DATA FOR THIS EXERCISE below:

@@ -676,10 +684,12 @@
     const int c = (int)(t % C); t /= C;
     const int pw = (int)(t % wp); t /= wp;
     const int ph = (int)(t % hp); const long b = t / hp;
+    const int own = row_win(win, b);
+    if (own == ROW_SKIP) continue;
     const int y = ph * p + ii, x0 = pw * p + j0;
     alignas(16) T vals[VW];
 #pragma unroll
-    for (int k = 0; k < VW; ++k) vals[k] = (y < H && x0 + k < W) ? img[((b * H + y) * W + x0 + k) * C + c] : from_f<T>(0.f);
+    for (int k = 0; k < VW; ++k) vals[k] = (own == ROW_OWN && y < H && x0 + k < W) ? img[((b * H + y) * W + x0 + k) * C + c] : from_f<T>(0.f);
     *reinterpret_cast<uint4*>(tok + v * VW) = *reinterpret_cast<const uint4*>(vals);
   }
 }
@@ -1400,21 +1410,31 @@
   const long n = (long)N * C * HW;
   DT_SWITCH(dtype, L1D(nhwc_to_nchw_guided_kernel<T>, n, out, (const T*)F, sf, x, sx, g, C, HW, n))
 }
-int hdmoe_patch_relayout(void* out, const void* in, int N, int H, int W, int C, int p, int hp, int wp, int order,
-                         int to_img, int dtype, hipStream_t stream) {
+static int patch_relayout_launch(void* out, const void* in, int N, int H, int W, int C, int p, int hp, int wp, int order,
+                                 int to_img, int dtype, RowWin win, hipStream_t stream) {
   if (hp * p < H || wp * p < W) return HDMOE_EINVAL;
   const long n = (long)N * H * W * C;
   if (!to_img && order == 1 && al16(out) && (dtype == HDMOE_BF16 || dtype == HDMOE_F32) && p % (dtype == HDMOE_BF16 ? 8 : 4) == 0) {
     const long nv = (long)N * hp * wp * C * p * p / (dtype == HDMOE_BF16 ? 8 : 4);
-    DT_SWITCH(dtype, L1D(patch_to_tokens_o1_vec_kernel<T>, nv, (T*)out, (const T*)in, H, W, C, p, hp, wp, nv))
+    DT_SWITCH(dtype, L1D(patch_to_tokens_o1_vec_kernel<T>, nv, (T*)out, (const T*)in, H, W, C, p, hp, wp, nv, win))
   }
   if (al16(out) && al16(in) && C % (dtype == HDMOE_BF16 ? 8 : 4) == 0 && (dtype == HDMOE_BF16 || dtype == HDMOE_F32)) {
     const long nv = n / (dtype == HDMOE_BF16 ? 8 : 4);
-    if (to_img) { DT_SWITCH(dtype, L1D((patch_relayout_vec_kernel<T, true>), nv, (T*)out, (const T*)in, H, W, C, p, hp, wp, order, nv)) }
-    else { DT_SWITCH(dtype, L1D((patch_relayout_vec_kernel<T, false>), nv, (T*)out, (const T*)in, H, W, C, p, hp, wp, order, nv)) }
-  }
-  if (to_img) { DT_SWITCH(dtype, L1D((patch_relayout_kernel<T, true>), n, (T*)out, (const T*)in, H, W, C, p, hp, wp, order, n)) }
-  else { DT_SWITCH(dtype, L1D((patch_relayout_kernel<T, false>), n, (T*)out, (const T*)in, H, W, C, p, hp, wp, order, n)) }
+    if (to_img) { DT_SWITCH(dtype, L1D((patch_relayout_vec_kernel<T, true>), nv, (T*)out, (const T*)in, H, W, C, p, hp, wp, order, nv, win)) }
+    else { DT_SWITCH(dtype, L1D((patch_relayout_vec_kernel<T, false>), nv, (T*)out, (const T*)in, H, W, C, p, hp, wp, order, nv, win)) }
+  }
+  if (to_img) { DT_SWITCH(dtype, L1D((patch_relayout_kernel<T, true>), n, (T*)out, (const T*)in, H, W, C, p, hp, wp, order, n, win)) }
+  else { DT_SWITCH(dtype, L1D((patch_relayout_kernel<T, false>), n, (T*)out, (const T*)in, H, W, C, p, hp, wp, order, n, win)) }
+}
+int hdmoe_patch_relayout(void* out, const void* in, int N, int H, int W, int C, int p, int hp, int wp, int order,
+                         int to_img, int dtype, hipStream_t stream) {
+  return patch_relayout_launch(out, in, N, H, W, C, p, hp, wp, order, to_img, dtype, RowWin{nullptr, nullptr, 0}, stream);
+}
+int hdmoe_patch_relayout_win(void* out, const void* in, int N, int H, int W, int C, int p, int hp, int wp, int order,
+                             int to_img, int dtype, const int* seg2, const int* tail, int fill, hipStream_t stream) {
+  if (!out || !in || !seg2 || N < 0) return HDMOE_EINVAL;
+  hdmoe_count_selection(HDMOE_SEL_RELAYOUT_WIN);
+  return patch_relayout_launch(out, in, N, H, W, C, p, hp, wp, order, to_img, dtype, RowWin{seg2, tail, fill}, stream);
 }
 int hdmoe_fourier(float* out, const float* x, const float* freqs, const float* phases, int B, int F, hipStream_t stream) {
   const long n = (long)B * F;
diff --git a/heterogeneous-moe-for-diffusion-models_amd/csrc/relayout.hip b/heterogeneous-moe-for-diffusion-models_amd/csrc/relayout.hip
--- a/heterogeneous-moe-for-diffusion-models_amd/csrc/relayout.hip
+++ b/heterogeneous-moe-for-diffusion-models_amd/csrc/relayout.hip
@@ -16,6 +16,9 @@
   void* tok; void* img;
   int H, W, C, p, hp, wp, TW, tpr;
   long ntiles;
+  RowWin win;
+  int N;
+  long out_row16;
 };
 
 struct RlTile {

End of DATA FOR THIS EXERCISE.
DATA FOR THIS EXERCISE below:

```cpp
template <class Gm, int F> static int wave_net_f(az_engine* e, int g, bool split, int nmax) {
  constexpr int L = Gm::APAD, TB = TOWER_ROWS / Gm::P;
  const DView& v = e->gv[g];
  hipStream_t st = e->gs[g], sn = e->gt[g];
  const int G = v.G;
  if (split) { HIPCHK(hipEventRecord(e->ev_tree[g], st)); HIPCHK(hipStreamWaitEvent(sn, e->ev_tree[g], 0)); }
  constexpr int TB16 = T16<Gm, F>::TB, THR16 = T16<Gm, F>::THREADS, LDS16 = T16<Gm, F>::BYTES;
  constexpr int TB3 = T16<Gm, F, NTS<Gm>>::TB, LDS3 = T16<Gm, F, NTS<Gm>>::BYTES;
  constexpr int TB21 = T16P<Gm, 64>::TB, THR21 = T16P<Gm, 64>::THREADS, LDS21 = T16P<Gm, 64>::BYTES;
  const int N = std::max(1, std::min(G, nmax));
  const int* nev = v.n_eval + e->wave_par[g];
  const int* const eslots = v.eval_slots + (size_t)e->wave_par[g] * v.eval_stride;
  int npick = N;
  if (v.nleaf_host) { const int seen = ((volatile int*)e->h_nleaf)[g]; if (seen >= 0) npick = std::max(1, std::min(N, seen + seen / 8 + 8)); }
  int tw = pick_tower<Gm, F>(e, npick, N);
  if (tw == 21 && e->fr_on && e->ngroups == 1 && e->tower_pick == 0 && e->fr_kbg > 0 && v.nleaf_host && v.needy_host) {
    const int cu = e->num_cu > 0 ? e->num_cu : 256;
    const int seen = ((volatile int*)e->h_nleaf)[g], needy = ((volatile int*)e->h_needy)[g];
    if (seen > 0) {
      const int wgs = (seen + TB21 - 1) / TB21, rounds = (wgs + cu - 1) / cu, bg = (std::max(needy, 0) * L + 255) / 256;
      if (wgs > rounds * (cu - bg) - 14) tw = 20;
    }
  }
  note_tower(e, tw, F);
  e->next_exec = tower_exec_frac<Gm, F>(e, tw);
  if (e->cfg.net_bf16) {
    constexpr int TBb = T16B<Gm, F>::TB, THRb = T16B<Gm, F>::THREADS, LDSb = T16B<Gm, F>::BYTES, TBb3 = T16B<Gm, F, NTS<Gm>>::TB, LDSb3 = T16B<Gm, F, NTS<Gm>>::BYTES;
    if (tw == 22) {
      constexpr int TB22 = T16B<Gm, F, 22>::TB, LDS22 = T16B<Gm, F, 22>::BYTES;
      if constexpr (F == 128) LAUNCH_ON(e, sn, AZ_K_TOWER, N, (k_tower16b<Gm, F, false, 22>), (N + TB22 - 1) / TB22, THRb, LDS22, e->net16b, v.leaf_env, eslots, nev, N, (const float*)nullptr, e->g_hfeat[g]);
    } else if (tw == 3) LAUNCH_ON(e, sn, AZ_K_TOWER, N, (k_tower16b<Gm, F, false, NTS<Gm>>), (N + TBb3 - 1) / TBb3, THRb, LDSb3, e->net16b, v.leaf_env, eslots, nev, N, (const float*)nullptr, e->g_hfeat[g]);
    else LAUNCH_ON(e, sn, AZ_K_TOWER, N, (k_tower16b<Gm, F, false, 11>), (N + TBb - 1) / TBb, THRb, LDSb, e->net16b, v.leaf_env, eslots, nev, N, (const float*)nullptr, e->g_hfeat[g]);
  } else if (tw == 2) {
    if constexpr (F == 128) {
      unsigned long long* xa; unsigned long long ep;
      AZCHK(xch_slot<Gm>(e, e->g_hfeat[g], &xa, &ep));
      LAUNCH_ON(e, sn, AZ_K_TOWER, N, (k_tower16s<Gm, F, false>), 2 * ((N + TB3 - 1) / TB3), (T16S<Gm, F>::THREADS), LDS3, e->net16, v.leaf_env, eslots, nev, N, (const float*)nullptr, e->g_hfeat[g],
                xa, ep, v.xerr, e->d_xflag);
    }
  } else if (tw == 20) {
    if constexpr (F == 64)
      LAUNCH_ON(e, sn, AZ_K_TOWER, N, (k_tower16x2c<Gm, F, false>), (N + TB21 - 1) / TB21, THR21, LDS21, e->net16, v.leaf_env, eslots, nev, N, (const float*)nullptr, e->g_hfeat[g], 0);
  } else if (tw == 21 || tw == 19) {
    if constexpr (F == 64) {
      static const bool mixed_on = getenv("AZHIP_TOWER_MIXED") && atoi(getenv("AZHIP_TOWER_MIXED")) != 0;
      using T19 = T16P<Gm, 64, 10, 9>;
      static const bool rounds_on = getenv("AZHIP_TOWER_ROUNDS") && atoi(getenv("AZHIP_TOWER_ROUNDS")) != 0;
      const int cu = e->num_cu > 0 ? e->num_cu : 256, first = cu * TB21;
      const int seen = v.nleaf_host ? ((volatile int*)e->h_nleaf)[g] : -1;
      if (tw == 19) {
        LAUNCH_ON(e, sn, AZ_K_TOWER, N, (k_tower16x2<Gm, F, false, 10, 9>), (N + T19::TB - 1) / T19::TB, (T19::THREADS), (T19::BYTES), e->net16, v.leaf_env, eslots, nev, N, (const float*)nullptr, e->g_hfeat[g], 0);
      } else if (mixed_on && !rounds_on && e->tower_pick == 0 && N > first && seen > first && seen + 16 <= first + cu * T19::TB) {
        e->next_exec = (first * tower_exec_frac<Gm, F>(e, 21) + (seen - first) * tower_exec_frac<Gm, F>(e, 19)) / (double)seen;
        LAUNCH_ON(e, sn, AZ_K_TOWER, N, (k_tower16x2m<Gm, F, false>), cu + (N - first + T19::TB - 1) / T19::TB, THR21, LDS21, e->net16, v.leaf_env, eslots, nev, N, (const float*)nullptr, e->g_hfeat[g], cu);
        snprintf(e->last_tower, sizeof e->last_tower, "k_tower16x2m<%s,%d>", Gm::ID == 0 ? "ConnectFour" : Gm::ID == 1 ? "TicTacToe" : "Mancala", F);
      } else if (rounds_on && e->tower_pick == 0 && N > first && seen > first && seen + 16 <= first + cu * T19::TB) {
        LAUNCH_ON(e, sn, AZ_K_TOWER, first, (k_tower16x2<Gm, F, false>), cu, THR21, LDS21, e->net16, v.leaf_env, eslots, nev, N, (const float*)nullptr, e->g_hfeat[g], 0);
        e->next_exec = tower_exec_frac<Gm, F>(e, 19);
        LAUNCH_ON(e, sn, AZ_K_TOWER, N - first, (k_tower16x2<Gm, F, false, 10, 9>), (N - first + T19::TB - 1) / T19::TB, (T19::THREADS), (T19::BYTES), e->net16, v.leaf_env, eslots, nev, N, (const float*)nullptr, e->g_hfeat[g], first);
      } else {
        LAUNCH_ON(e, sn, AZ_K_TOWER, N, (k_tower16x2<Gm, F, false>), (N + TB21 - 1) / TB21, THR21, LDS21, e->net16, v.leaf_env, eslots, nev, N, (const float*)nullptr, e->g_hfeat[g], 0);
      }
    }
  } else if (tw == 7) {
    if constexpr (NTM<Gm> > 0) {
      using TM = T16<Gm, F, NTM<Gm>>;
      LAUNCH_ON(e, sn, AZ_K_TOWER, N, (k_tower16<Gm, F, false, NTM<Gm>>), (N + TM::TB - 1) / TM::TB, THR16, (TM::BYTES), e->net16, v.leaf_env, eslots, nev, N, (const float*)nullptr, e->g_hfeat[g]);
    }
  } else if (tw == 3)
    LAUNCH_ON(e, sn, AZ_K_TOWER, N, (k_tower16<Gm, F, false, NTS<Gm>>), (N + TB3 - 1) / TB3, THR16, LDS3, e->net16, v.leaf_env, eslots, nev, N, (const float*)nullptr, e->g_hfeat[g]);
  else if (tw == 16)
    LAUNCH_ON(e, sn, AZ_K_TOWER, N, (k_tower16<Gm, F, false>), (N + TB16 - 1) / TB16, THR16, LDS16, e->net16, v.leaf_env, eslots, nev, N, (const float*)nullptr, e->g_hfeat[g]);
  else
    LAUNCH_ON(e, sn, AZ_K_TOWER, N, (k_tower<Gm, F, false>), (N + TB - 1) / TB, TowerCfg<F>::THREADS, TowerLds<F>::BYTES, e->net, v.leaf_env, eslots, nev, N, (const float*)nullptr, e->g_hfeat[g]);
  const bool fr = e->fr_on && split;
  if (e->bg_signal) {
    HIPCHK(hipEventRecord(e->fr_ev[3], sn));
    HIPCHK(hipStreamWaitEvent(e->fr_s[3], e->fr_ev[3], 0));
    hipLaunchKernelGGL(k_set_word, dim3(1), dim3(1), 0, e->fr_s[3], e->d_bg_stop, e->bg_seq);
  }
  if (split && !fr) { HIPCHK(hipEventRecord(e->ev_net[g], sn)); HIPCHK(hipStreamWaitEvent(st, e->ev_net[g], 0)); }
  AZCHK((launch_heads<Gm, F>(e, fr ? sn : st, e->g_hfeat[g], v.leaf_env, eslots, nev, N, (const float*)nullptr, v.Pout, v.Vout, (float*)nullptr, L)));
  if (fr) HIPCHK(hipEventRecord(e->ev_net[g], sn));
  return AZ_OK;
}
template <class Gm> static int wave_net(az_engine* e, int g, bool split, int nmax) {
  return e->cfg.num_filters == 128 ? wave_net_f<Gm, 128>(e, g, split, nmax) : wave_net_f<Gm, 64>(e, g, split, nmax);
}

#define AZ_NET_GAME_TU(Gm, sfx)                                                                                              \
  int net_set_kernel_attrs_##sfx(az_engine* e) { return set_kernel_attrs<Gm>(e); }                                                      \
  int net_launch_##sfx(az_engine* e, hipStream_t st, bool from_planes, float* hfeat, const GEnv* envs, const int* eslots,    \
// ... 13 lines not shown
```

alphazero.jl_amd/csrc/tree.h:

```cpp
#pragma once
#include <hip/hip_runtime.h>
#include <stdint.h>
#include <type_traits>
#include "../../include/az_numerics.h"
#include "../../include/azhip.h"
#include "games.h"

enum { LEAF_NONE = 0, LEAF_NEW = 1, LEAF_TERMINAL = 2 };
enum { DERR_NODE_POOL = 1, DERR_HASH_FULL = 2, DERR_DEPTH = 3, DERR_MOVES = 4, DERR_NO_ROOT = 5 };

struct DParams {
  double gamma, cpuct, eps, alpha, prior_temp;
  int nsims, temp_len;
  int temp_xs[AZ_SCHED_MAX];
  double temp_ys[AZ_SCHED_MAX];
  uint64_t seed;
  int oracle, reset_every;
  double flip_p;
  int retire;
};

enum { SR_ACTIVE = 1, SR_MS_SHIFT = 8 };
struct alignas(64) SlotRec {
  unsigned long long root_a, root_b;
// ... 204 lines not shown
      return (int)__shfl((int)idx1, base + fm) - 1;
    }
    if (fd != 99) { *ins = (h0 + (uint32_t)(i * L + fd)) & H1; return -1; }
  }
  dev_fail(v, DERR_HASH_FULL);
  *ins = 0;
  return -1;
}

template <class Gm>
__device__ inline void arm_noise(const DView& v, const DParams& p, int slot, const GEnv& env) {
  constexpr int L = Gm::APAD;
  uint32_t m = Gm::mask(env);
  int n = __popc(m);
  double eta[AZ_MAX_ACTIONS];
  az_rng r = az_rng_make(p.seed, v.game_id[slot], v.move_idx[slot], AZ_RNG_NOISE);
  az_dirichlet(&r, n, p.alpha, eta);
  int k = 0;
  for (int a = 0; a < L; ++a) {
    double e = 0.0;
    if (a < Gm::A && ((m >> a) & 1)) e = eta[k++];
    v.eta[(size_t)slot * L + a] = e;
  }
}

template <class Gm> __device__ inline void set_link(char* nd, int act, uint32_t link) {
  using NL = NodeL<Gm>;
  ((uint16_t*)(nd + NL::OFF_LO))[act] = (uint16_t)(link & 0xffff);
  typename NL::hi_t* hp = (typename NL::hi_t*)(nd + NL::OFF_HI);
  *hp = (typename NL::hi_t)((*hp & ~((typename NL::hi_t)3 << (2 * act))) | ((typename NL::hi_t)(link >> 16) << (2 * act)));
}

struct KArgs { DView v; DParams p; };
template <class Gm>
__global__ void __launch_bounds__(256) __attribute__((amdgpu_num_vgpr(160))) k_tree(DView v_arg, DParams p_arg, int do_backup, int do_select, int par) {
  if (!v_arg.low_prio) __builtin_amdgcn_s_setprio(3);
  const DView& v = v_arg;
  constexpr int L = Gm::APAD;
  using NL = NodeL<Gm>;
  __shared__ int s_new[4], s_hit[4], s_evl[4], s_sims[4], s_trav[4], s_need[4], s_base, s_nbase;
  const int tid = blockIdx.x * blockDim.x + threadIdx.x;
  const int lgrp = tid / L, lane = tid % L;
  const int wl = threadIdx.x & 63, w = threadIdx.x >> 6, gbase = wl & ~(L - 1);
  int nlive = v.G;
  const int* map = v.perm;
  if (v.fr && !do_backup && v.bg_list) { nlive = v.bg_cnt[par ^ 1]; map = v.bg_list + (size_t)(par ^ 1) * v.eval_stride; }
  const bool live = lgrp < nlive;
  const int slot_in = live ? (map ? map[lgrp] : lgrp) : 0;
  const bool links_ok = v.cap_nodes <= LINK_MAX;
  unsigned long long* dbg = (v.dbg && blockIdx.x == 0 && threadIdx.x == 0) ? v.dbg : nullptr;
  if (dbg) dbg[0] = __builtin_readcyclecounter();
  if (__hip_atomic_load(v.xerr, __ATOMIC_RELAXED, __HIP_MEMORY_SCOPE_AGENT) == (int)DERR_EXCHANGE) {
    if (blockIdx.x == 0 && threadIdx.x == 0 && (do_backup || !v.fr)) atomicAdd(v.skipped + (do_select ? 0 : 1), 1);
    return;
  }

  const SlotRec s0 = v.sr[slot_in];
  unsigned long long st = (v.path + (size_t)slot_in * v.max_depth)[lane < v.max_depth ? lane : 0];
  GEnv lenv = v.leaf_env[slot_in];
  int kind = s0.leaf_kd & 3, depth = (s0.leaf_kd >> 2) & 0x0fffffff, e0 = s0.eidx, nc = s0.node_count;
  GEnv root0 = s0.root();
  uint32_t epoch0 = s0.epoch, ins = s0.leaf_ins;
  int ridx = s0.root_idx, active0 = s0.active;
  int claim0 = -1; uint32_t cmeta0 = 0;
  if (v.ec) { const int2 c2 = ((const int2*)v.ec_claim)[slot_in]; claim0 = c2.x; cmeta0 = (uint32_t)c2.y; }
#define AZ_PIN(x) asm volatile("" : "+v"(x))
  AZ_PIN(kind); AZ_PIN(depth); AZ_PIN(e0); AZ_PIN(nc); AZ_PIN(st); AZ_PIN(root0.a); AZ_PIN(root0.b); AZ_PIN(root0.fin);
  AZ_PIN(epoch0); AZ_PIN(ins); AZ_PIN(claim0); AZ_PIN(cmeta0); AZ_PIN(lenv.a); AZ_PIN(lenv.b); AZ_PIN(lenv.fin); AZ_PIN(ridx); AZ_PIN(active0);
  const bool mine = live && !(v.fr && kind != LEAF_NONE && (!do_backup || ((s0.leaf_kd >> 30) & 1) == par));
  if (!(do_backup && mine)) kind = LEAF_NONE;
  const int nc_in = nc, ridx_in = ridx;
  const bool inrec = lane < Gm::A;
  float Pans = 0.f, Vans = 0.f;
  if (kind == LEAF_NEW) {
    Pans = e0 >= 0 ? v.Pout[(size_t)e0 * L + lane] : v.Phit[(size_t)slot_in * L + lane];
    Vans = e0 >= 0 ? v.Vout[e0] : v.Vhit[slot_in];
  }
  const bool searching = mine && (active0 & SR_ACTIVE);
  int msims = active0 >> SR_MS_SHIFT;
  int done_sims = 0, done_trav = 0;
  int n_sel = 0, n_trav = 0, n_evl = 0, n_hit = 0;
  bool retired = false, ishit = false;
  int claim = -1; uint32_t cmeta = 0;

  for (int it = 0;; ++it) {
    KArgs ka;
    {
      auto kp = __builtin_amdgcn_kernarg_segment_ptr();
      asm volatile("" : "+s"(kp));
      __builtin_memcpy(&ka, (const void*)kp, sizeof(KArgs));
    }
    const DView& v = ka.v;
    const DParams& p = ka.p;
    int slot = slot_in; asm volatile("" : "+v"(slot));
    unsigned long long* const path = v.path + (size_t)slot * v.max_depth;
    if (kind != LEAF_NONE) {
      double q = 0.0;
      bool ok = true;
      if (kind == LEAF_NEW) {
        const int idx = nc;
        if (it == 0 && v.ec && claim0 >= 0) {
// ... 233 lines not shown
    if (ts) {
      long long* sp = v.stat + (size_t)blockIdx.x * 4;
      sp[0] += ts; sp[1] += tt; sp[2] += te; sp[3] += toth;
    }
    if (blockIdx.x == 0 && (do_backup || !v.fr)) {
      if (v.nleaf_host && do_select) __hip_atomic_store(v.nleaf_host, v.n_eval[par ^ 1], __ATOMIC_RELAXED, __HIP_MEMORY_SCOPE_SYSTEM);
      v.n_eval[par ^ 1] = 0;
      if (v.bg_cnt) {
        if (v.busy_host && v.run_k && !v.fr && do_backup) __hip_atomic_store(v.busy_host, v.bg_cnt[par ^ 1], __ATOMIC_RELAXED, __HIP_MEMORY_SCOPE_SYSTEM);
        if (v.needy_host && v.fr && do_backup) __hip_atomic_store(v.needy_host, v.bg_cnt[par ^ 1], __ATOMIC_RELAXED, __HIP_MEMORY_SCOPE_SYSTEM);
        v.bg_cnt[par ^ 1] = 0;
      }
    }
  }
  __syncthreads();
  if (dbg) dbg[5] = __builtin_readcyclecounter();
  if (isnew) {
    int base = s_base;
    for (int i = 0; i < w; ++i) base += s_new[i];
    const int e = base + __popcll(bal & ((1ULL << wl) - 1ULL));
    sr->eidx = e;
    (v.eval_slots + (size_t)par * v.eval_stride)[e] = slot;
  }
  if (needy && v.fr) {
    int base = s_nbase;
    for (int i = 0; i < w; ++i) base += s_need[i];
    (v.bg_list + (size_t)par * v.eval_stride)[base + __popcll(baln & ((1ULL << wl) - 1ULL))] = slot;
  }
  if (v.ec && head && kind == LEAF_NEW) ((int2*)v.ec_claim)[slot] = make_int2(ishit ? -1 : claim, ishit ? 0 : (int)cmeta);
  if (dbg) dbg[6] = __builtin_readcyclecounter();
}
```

End of DATA FOR THIS EXERCISE.

*DIRECTIONS*. All that belongs in the answer is the run of lines above from the line containing "-676,10 +684,12 @@" through the line containing "const long nv = (long)N", exactly as written.

*TASK ANSWER*.
@@ -676,10 +684,12 @@
     const int c = (int)(t % C); t /= C;
     const int pw = (int)(t % wp); t /= wp;
     const int ph = (int)(t % hp); const long b = t / hp;
+    const int own = row_win(win, b);
+    if (own == ROW_SKIP) continue;
     const int y = ph * p + ii, x0 = pw * p + j0;
     alignas(16) T vals[VW];
 #pragma unroll
-    for (int k = 0; k < VW; ++k) vals[k] = (y < H && x0 + k < W) ? img[((b * H + y) * W + x0 + k) * C + c] : from_f<T>(0.f);
+    for (int k = 0; k < VW; ++k) vals[k] = (own == ROW_OWN && y < H && x0 + k < W) ? img[((b * H + y) * W + x0 + k) * C + c] : from_f<T>(0.f);
     *reinterpret_cast<uint4*>(tok + v * VW) = *reinterpret_cast<const uint4*>(vals);
   }
 }
@@ -1400,21 +1410,31 @@
   const long n = (long)N * C * HW;
   DT_SWITCH(dtype, L1D(nhwc_to_nchw_guided_kernel<T>, n, out, (const T*)F, sf, x, sx, g, C, HW, n))
 }
-int hdmoe_patch_relayout(void* out, const void* in, int N, int H, int W, int C, int p, int hp, int wp, int order,
-                         int to_img, int dtype, hipStream_t stream) {
+static int patch_relayout_launch(void* out, const void* in, int N, int H, int W, int C, int p, int hp, int wp, int order,
+                                 int to_img, int dtype, RowWin win, hipStream_t stream) {
   if (hp * p < H || wp * p < W) return HDMOE_EINVAL;
   const long n = (long)N * H * W * C;
   if (!to_img && order == 1 && al16(out) && (dtype == HDMOE_BF16 || dtype == HDMOE_F32) && p % (dtype == HDMOE_BF16 ? 8 : 4) == 0) {
     const long nv = (long)N * hp * wp * C * p * p / (dtype == HDMOE_BF16 ? 8 : 4);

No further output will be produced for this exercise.